[Start of Attachment]

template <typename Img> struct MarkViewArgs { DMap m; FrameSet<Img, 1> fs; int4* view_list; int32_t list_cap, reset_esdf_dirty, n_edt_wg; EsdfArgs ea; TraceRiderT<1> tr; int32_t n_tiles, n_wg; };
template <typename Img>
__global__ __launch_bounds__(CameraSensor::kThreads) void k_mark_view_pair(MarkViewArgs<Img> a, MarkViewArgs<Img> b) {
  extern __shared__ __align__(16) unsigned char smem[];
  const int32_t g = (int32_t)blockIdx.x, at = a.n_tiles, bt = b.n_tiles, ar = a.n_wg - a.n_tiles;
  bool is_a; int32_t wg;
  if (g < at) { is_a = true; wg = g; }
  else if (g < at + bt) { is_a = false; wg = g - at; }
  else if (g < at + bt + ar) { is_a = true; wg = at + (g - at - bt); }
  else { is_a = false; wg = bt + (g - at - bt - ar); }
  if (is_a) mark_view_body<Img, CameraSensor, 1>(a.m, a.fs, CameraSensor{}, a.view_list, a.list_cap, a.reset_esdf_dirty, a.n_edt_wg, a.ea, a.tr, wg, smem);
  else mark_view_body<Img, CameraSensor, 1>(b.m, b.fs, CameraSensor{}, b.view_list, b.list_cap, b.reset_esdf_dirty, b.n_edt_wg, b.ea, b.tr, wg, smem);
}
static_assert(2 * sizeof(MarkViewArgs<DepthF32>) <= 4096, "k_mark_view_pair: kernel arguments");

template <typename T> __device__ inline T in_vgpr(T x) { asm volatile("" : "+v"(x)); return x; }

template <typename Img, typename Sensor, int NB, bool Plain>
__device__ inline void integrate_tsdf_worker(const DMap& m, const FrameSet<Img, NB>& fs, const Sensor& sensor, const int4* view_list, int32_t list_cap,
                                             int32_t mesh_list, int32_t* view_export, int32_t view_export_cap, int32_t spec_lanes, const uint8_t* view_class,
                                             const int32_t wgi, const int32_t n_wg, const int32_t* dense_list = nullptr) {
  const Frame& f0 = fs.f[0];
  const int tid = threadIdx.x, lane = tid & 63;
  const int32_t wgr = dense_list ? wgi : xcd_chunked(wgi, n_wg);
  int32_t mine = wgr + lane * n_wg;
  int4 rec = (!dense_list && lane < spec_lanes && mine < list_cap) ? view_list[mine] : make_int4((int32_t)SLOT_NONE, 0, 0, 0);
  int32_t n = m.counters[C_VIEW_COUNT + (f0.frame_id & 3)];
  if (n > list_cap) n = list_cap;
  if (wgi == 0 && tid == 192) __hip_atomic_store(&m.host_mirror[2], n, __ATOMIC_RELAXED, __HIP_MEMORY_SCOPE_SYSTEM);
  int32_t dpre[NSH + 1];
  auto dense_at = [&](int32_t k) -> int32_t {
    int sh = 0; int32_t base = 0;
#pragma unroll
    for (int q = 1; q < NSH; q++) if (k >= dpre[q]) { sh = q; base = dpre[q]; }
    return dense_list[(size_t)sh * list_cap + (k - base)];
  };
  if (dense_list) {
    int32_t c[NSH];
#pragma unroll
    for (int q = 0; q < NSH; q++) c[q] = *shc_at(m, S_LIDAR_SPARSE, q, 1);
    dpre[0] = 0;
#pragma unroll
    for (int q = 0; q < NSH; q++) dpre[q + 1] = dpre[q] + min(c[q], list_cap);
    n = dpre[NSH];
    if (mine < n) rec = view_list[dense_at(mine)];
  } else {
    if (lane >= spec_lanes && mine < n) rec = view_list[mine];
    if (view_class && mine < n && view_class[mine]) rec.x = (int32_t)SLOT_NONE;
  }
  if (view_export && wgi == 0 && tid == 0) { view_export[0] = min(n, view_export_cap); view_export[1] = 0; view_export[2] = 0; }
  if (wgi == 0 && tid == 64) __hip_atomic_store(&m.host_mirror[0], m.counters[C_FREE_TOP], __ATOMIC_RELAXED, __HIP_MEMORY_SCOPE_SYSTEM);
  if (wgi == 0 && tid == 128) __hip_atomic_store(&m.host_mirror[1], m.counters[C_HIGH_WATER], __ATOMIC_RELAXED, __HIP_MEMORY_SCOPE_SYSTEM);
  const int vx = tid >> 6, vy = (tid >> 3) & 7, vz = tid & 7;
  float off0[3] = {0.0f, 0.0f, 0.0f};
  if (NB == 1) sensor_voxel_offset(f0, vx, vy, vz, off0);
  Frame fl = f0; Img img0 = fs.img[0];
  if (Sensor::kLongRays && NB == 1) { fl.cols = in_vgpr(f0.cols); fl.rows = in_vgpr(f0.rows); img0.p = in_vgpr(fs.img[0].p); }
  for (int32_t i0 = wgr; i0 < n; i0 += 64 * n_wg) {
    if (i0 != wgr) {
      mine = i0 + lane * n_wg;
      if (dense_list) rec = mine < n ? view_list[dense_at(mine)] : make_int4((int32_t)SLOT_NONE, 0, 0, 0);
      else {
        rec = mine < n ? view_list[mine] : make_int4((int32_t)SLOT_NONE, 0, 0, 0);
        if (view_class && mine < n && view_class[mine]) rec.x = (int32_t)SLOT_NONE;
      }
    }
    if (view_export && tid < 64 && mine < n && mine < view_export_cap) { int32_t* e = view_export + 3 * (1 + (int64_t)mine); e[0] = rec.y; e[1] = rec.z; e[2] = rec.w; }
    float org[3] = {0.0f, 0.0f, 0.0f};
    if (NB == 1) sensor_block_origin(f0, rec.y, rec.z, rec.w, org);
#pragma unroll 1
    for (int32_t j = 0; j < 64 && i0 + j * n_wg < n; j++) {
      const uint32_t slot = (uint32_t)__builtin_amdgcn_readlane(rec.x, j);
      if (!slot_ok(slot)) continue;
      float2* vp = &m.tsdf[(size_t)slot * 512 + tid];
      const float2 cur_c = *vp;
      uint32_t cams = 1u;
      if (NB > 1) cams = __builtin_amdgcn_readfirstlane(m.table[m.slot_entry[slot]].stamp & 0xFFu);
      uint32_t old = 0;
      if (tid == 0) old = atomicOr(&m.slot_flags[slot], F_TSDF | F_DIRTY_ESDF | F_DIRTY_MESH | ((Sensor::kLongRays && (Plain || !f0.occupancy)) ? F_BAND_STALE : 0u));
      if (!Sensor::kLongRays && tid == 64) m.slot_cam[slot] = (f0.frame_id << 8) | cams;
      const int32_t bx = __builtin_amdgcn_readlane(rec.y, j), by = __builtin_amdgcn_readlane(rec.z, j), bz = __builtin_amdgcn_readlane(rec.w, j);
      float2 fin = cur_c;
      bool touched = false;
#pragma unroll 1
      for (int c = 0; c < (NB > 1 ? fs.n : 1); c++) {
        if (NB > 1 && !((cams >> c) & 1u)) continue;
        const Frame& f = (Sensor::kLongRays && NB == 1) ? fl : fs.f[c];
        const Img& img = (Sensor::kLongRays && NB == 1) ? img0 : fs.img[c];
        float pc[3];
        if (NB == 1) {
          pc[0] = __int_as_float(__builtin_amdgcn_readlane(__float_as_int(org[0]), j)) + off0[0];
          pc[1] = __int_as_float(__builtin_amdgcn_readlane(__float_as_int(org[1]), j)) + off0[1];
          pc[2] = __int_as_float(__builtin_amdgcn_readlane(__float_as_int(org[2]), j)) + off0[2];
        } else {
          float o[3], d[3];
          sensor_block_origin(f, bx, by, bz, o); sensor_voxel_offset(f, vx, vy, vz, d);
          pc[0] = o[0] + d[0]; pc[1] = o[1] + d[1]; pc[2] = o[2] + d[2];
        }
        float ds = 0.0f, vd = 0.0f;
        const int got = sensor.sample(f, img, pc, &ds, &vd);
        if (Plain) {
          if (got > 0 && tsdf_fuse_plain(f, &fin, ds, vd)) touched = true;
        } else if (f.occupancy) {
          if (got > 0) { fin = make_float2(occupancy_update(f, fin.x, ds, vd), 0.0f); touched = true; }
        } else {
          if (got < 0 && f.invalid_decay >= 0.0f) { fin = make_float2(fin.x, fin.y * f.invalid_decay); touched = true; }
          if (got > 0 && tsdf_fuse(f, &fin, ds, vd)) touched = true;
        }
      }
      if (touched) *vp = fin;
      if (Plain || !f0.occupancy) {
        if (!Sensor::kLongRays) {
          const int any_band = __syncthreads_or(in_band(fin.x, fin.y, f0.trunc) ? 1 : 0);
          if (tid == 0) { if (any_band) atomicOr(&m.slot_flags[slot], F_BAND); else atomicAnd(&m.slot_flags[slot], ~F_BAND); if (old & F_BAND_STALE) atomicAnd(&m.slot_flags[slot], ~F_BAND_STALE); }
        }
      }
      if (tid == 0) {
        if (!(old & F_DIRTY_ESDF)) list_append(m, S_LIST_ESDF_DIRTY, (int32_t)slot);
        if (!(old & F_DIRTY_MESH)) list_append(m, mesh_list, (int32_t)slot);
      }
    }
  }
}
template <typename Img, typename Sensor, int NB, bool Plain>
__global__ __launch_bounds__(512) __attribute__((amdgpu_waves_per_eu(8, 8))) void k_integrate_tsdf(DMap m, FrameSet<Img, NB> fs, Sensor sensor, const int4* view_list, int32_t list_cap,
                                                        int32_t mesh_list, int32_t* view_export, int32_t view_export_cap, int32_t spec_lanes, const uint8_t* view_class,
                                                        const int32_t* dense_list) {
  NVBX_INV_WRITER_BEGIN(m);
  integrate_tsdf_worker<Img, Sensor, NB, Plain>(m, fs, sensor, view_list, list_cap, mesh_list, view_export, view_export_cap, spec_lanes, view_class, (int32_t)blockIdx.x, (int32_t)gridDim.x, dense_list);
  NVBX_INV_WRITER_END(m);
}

[End of Attachment]

=== What the task asks ===
Which lines above run from the one containing "pc[0] = o[0]" to the one containing "if (got > 0 && tsdf_fuse_plain(f, &fin, ds, vd))"? Give them again exactly, both ends included.

=== Exercise answer ===
          pc[0] = o[0] + d[0]; pc[1] = o[1] + d[1]; pc[2] = o[2] + d[2];
        }
        float ds = 0.0f, vd = 0.0f;
        const int got = sensor.sample(f, img, pc, &ds, &vd);
        if (Plain) {
          if (got > 0 && tsdf_fuse_plain(f, &fin, ds, vd)) touched = true;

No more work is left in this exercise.